For these reasons, the Court recommends finding that this allegation of a confidential source alone is not sufficient to state a claim for First Amendment retaliation under the legal standards above.
V. CONCLUSION AND RECOMMENDATION
The Court recommends finding that Plaintiff's complaint fails to state any cognizable claim upon which relief may be granted under § 1983.
The Court will not recommend granting further leave to amend. The Court previously screened Plaintiff's original complaint and provided Plaintiff with leave to amend with the benefit of ample legal guidance.
Based on the foregoing, it is HEREBY RECOMMENDED that:
1. This case be DISMISSED for failure to state a claim;
2. The Clerk of the Court be directed to CLOSE this case; and
3. This dismissal be subject to the "three-strikes" provision set forth in 28 U.S.C. § 1915(g). Coleman v. Tollefson, 135 S. Ct. 1759, 1763 (2015).

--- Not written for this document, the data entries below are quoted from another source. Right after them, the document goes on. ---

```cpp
VPT_DEV int global_row(const PixMap &m, int l) {
    if (m.G == 1) return l;
    int lb = (m.rshift >= 0) ? (l >> m.rshift) : (l / m.R);
    return (lb * m.G + m.g) * m.R + (l - lb * m.R);
}
VPT_DEV Pix map_pixel(const PixMap &m) {
    int xcd = (int)blockIdx.x & 7, ty = (int)blockIdx.y + m.ty0;
    int tx, w, lane = (int)threadIdx.x & 63;
    if (m.tile_list) {
        int e = (int)blockIdx.x;
        w = (int)threadIdx.x >> 6;
        if (blockDim.x == 64) {
            w = ((int)blockIdx.x >> 3) & 3;
            e = ((int)blockIdx.x >> 5) * 8 + xcd;
        }
        if (e >= m.list_n) { Pix q; q.i = q.j = q.l = q.k = 0; q.valid = false; q.tile = false; return q; }
        const uint32_t t = m.tile_list[e];
        tx = (int)(t & 0xffffu); ty = (int)(t >> 16);
    } else if (blockDim.x == 64) {
        w = ((int)blockIdx.x >> 3) & 3;
        tx = ((int)blockIdx.x >> 5) * 8 + ((xcd - ty) & 7);
    } else {
        w = (int)threadIdx.x >> 6;
        tx = ((int)blockIdx.x & ~7) + ((xcd - ty) & 7);
    }
    int t = ty * m.tiles_x + tx;
    Pix p;
    p.i = tx * VPT_TILE + (w & 1) * 8 + (lane & 7);
    p.l = ty * VPT_TILE + (w >> 1) * 8 + (lane >> 3);
    p.k = t * VPT_BLOCK + w * 64 + lane;
    p.j = global_row(m, p.l);
    p.valid = (p.i < m.W) && (p.l < m.local_h) && (p.j < m.H);
    p.tile = tx < m.tiles_x;
    return p;
}
VPT_DEV float ndc_col(const PixMap &m, int i) { return m.ndc_x[i]; }
VPT_DEV float ndc_row(const PixMap &m, int j) { return m.ndc_y[j]; }

struct LaoParams {
    int local_ambient_occlusion; float lao_weight; int num_lao_samples; float lao_step_size;
    int soft_shadows; float shadows_weight; int num_shadow_samples; float light_radius; float light_coefficient;
    float light_position[3];
};
struct DosParams { const float2 *samples; int nsamples; float scale_x, scale_y, depth; int tile_x0, tile_y0; };
struct PassArgs {
    PixMap pm;
    DevVolume vol;
    DevEnv env;
    const float4 *tf; int tf_w, tf_h; float tf_fw, tf_hi;
    Mat4 mvp_inv;
    float seed, offset, step, extinction, inv_extinction, anisotropy;
    uint32_t max_bounces, steps;
    f3 light;
    float mix, blur, inv_w, inv_h;
    float isovalue, gradient_step, threshold;
    union {
        LaoParams lao;
        DosParams dos;
    };
    uint32_t multi_passes;
    uint32_t miss_load_pos;
    uint32_t miss_verify;
    unsigned long long *violations;
    void *frame;
    void *acc;
    float4 *st0, *st1, *st2, *st3;
    uint2 *render;
    unsigned long long *samples;
    const struct FrameVar *frame_table;
    const uint8_t *tm_table;
    uint32_t frame_mask;
    uint32_t frame_base;
};
#define VPT_BUCKET_FRAMES 16
struct FrameVar { float seed, offset, mix, pad0; float lx, ly, lz, pad1; };
VPT_DEV uint32_t multi_pass_count(const PassArgs &a) { return a.multi_passes > 1u ? a.multi_passes : 1u; }
VPT_DEV void frame_select(PassArgs &a, uint32_t f) {
    if (a.frame_table) {
        FrameVar v = a.frame_table[(a.frame_base + f) & a.frame_mask];
        a.seed = v.seed; a.offset = v.offset; a.mix = v.mix;
        a.light = f3{ v.lx, v.ly, v.lz };
    }
}

template <bool WIDE, bool REC = false>
VPT_DEV LdsTables stage_lds(float4 *lds, const PassArgs &a) {
    const int nthreads = (int)blockDim.x;
    for (int t = (int)threadIdx.x; t < a.tf_w; t += nthreads) {
        float4 v = a.tf[t], n = a.tf[min(t + 1, a.tf_w - 1)];
        lds[2 * t] = v;
        lds[2 * t + 1] = make_float4(n.x - v.x, n.y - v.y, n.z - v.z, n.w - v.w);
    }
    int ntab = REC ? a.vol.nx + a.vol.ny : a.vol.nx + a.vol.ny + a.vol.nz;
    uint32_t *tab = (uint32_t *)(lds + 2 * a.tf_w);
    const uint32_t *src = REC ? (WIDE ? a.vol.rtabc : a.vol.rtab32) : (WIDE ? a.vol.tabc : a.vol.tab32);
    const int n4 = ntab >> 2;
    for (int t = (int)threadIdx.x; t < n4; t += nthreads) ((uint4 *)tab)[t] = ((const uint4 *)src)[t];
    for (int t = (n4 << 2) + (int)threadIdx.x; t < ntab; t += nthreads) tab[t] = src[t];
    __syncthreads();
    LdsTables r;
    r.tf = lds;
    r.tx = tab; r.ty = tab + a.vol.nx; r.tz = tab + (a.vol.nx + a.vol.ny);
    return r;
}
template <int V>
VPT_DEV float4 sample_volume_color(const PassArgs &a, const LdsTables &t, f3 p) {
    if (V & VPT_V_RG) {
        f2 rg = sample_volume_rg<V>(a.vol, t, p);
        return sample_tf2d(a.tf, a.tf_w, a.tf_h, rg.x, rg.y);
    }
    float r = sample_volume<V>(a.vol, t, p);
    return sample_tf(t.tf, a.tf_fw, a.tf_hi, r);
}
#define VPT_COUNTER_SLOTS 64
#define VPT_COUNTER_STRIDE 16
VPT_DEV void count_samples(unsigned long long *ctr, uint32_t n) {
    __shared__ uint32_t block_sum;
    if (threadIdx.x == 0) block_sum = 0;
    __syncthreads();
    for (int off = 32; off > 0; off >>= 1) n += __shfl_down(n, off);
    if (((int)threadIdx.x & 63) == 0 && n) atomicAdd(&block_sum, n);
    __syncthreads();
    if (threadIdx.x == 0 && block_sum)
        atomicAdd(ctr + (size_t)((blockIdx.y * gridDim.x + blockIdx.x) % VPT_COUNTER_SLOTS) * VPT_COUNTER_STRIDE, (unsigned long long)block_sum);
}
VPT_DEV uint2 pack_half4(float x, float y, float z, float w) {
    uint2 r;
    r.x = (uint32_t)to_half_bits(x) | ((uint32_t)to_half_bits(y) << 16);
    r.y = (uint32_t)to_half_bits(z) | ((uint32_t)to_half_bits(w) << 16);
    return r;
}
VPT_DEV void store_frame_texel(uint2 *dst, uint2 v) {
    __builtin_nontemporal_store(((unsigned long long)v.y << 32) | v.x, (unsigned long long *)dst);
}
VPT_DEV uint32_t tone_map_texel(const uint8_t *table, uint2 v, uint32_t **out) {
    typedef const TmFuse __attribute__((address_space(4))) *FuseArgs;
    const FuseArgs f = (FuseArgs)(uintptr_t)(table + VPT_TM_FUSE_OFFSET);
    const int mode = f->mode;
    if (out) *out = f->out;
    uint32_t rgb = (uint32_t)table[v.x & 0xffffu] | ((uint32_t)table[v.x >> 16] << 8) | ((uint32_t)table[v.y & 0xffffu] << 16);
    if (mode == 3) {
        const float low = f->low, range = f->range;
        float4 c = half4_to_float4(v);
        f3 w = { (c.x - low) / range, (c.y - low) / range, (c.z - low) / range };
        const float gray = 0.57735026918962576f;
        float z = (dot3(w, f3{ gray, gray, gray }) * gray) * f->one_minus_saturation;
        return ((z == 0.0f) ? rgb : 0u) | 0xff000000u;
    }
    return rgb | ((uint32_t)table[mode == 2 ? (v.y >> 16) : 65536u] << 24);
}
VPT_DEV void store_frame(const PassArgs &a, const Pix &p, uint2 v) {
    const size_t idx = (size_t)p.l * a.pm.W + p.i;
    store_frame_texel(&a.render[idx], v);
    if (a.tm_table) {
        uint32_t *out;
        const uint32_t texel = tone_map_texel(a.tm_table, v, &out);
        out[idx] = texel;
// ... 8 lines not shown
```

### vpt_amd/csrc/vpt_kernels_layout.h

```cpp
#pragma once
#include "vpt_kernels.h"


__global__ void __launch_bounds__(VPT_BLOCK) k_detile(PixMap pm, const uint8_t *src, uint8_t *dst, int elem) {
    Pix p = map_pixel(pm);
    if (!(p.i < pm.W && p.l < pm.local_h)) return;
    const uint8_t *s = src + (size_t)p.k * elem;
    uint8_t *d = dst + ((size_t)p.l * pm.W + p.i) * elem;
    for (int b = 0; b < elem; b++) d[b] = s[b];
}

__global__ void __launch_bounds__(VPT_BLOCK) k_detile_mcm3(PixMap pm, const f3 *src, float4 *dst) {
    Pix p = map_pixel(pm);
    if (!(p.i < pm.W && p.l < pm.local_h)) return;
    f3 v = src[p.k];
    dst[(size_t)p.l * pm.W + p.i] = make_float4(v.x, v.y, v.z, 0.0f);
}

__global__ void k_blit_block(uint8_t *vol, int nx, int ny, const uint8_t *blk, int x0, int y0, int z0, int bw, int bh, int bd, int ch) {
    size_t n = (size_t)bw * bh * bd;
    for (size_t t = (size_t)blockIdx.x * blockDim.x + threadIdx.x; t < n; t += (size_t)gridDim.x * blockDim.x) {
        int x = (int)(t % bw); size_t r = t / bw; int y = (int)(r % bh); int z = (int)(r / bh);
        size_t dst = (((size_t)(z0 + z) * ny + (y0 + y)) * nx + (x0 + x)) * ch;
        for (int c = 0; c < ch; c++) vol[dst + c] = blk[t * ch + c];
// ... 241 lines not shown
        }
}
__global__ void __launch_bounds__(256) k_scan_finite(const float *lin, size_t n, uint32_t *bad) {
    uint32_t b = 0;
    for (size_t i = (size_t)blockIdx.x * 256 + threadIdx.x; i < n; i += (size_t)gridDim.x * 256) b |= !(fabsf(lin[i]) < 1e37f);
    if (__builtin_amdgcn_ballot_w64(b != 0) && ((int)threadIdx.x & 63) == 0) atomicOr(bad, 1u);
}

typedef unsigned int vpt_u32x4 __attribute__((ext_vector_type(4)));
__global__ __launch_bounds__(VPT_BLOCK) void k_stream_read(const uint4 *src_, size_t n16, uint32_t *sink) {
    const vpt_u32x4 *src = (const vpt_u32x4 *)src_;
    size_t stride = (size_t)gridDim.x * VPT_BLOCK;
    vpt_u32x4 acc = { 0u, 0u, 0u, 0u };
    size_t i = (size_t)blockIdx.x * VPT_BLOCK + threadIdx.x;
    for (; i + 3 * stride < n16; i += 4 * stride) {
        vpt_u32x4 a = __builtin_nontemporal_load(src + i), b = __builtin_nontemporal_load(src + i + stride);
        vpt_u32x4 c = __builtin_nontemporal_load(src + i + 2 * stride), d = __builtin_nontemporal_load(src + i + 3 * stride);
        acc ^= a ^ b ^ c ^ d;
    }
    for (; i < n16; i += stride) acc ^= src[i];
    uint32_t v = acc.x ^ acc.y ^ acc.z ^ acc.w;
    if (v == 0x9E3779B9u) *sink = v;
}

__global__ void k_probe_math(int which, const float *in, float *out, size_t n) {
    size_t t = (size_t)blockIdx.x * blockDim.x + threadIdx.x;
    if (t >= n) return;
    float r = 0.0f, s, c;
    switch (which) {
        case 0: r = vpt_logf(in[t]); break;
        case 1: vpt_sincosf(in[t], s, c); r = s; break;
        case 2: vpt_sincosf(in[t], s, c); r = c; break;
        case 3: r = vpt_asinf(in[t]); break;
        case 4: r = vpt_atan2f(in[2 * t], in[2 * t + 1]); break;
        case 5: r = __uint_as_float(pcg(__float_as_uint(in[t]))); break;
        case 6: { uint32_t st = __float_as_uint(in[t]); r = random_uniform(st); } break;
        case 7: r = __uint_as_float((uint32_t)to_half_bits(in[t])); break;
        case 8: r = rcp_nr(in[t]); break;
        case 9: r = rsqrt_nr(in[t]); break;
        case 10: r = vmin(in[2 * t], in[2 * t + 1]); break;
        case 11: r = vmax(in[2 * t], in[2 * t + 1]); break;
        case 12: r = vpt_logf_uniform(in[t]); break;
        case 13: r = rcp_nrz(in[t]); break;
        case 14: r = sqrt_nr(in[t]); break;
        case 15: r = vpt_expf(in[t]); break;
        case 16: r = vpt_powf(in[2 * t], in[2 * t + 1]); break;
    }
    out[t] = r;
}
template <int V>
__global__ void __launch_bounds__(VPT_BLOCK) k_probe_sample_boundary(PassArgs a, const float *xyz, float4 *out, size_t n) {
    extern __shared__ float4 lds_raw[];
    LdsTables t = stage_lds<(V & VPT_V_WIDE) != 0>(lds_raw, a);
    size_t i = (size_t)blockIdx.x * blockDim.x + threadIdx.x;
    if (i >= n) return;
    const f3 q = { xyz[3 * i], xyz[3 * i + 1], xyz[3 * i + 2] };
    const bool oob = (vmax(vmax(q.x, q.y), q.z) > 1.0f) || (vmin(vmin(q.x, q.y), q.z) < 0.0f);
    if (!oob) { out[i] = sample_volume_color<V>(a, t, q); return; }
    constexpr bool PLAIN = !(V & (VPT_V_NEAREST | VPT_V_RG | VPT_V_F32 | VPT_V_SNORM | VPT_V_QCUBIC | VPT_V_NORM16));
    const f2 rg = PLAIN ? f2{ sample_volume_boundary(a.vol, q), 0.0f } : sample_boundary_rg<V>(a.vol, q);
    out[i] = (V & VPT_V_RG) ? sample_tf2d(a.tf, a.tf_w, a.tf_h, rg.x, rg.y) : sample_tf(t.tf, a.tf_fw, a.tf_hi, rg.x);
}
template <int V>
__global__ void __launch_bounds__(VPT_BLOCK) k_probe_sample(PassArgs a, const float *xyz, float4 *out, size_t n) {
    extern __shared__ float4 lds_raw[];
    LdsTables t = stage_lds<(V & VPT_V_WIDE) != 0>(lds_raw, a);
    size_t i = (size_t)blockIdx.x * blockDim.x + threadIdx.x;
    if (i >= n) return;
    out[i] = sample_volume_color<V>(a, t, f3{ xyz[3 * i], xyz[3 * i + 1], xyz[3 * i + 2] });
}
```

### vpt_amd/csrc/vpt_kernels_mcm.h

```cpp
#pragma once
#include "vpt_kernels.h"
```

These findings and recommendations are submitted to the United States District Judge assigned to the case, pursuant to the provisions of 28 U.S.C. § 636(b)(1). Within twenty-one (21) days after being served with these findings and recommendations, Plaintiff may file written objections with the Court. Such a document should be captioned "Objections to Magistrate Judge's Findings and Recommendations." Failure to file objections within the specified time may result in the waiver of rights on appeal. Wilkerson v. Wheeler, 772 F.3d 834, 838-39 (9th Cir. 2014) (citing Baxter v. Sullivan, 923 F.2d 1391, 1394 (9th Cir. 1991)). IT IS SO ORDERED.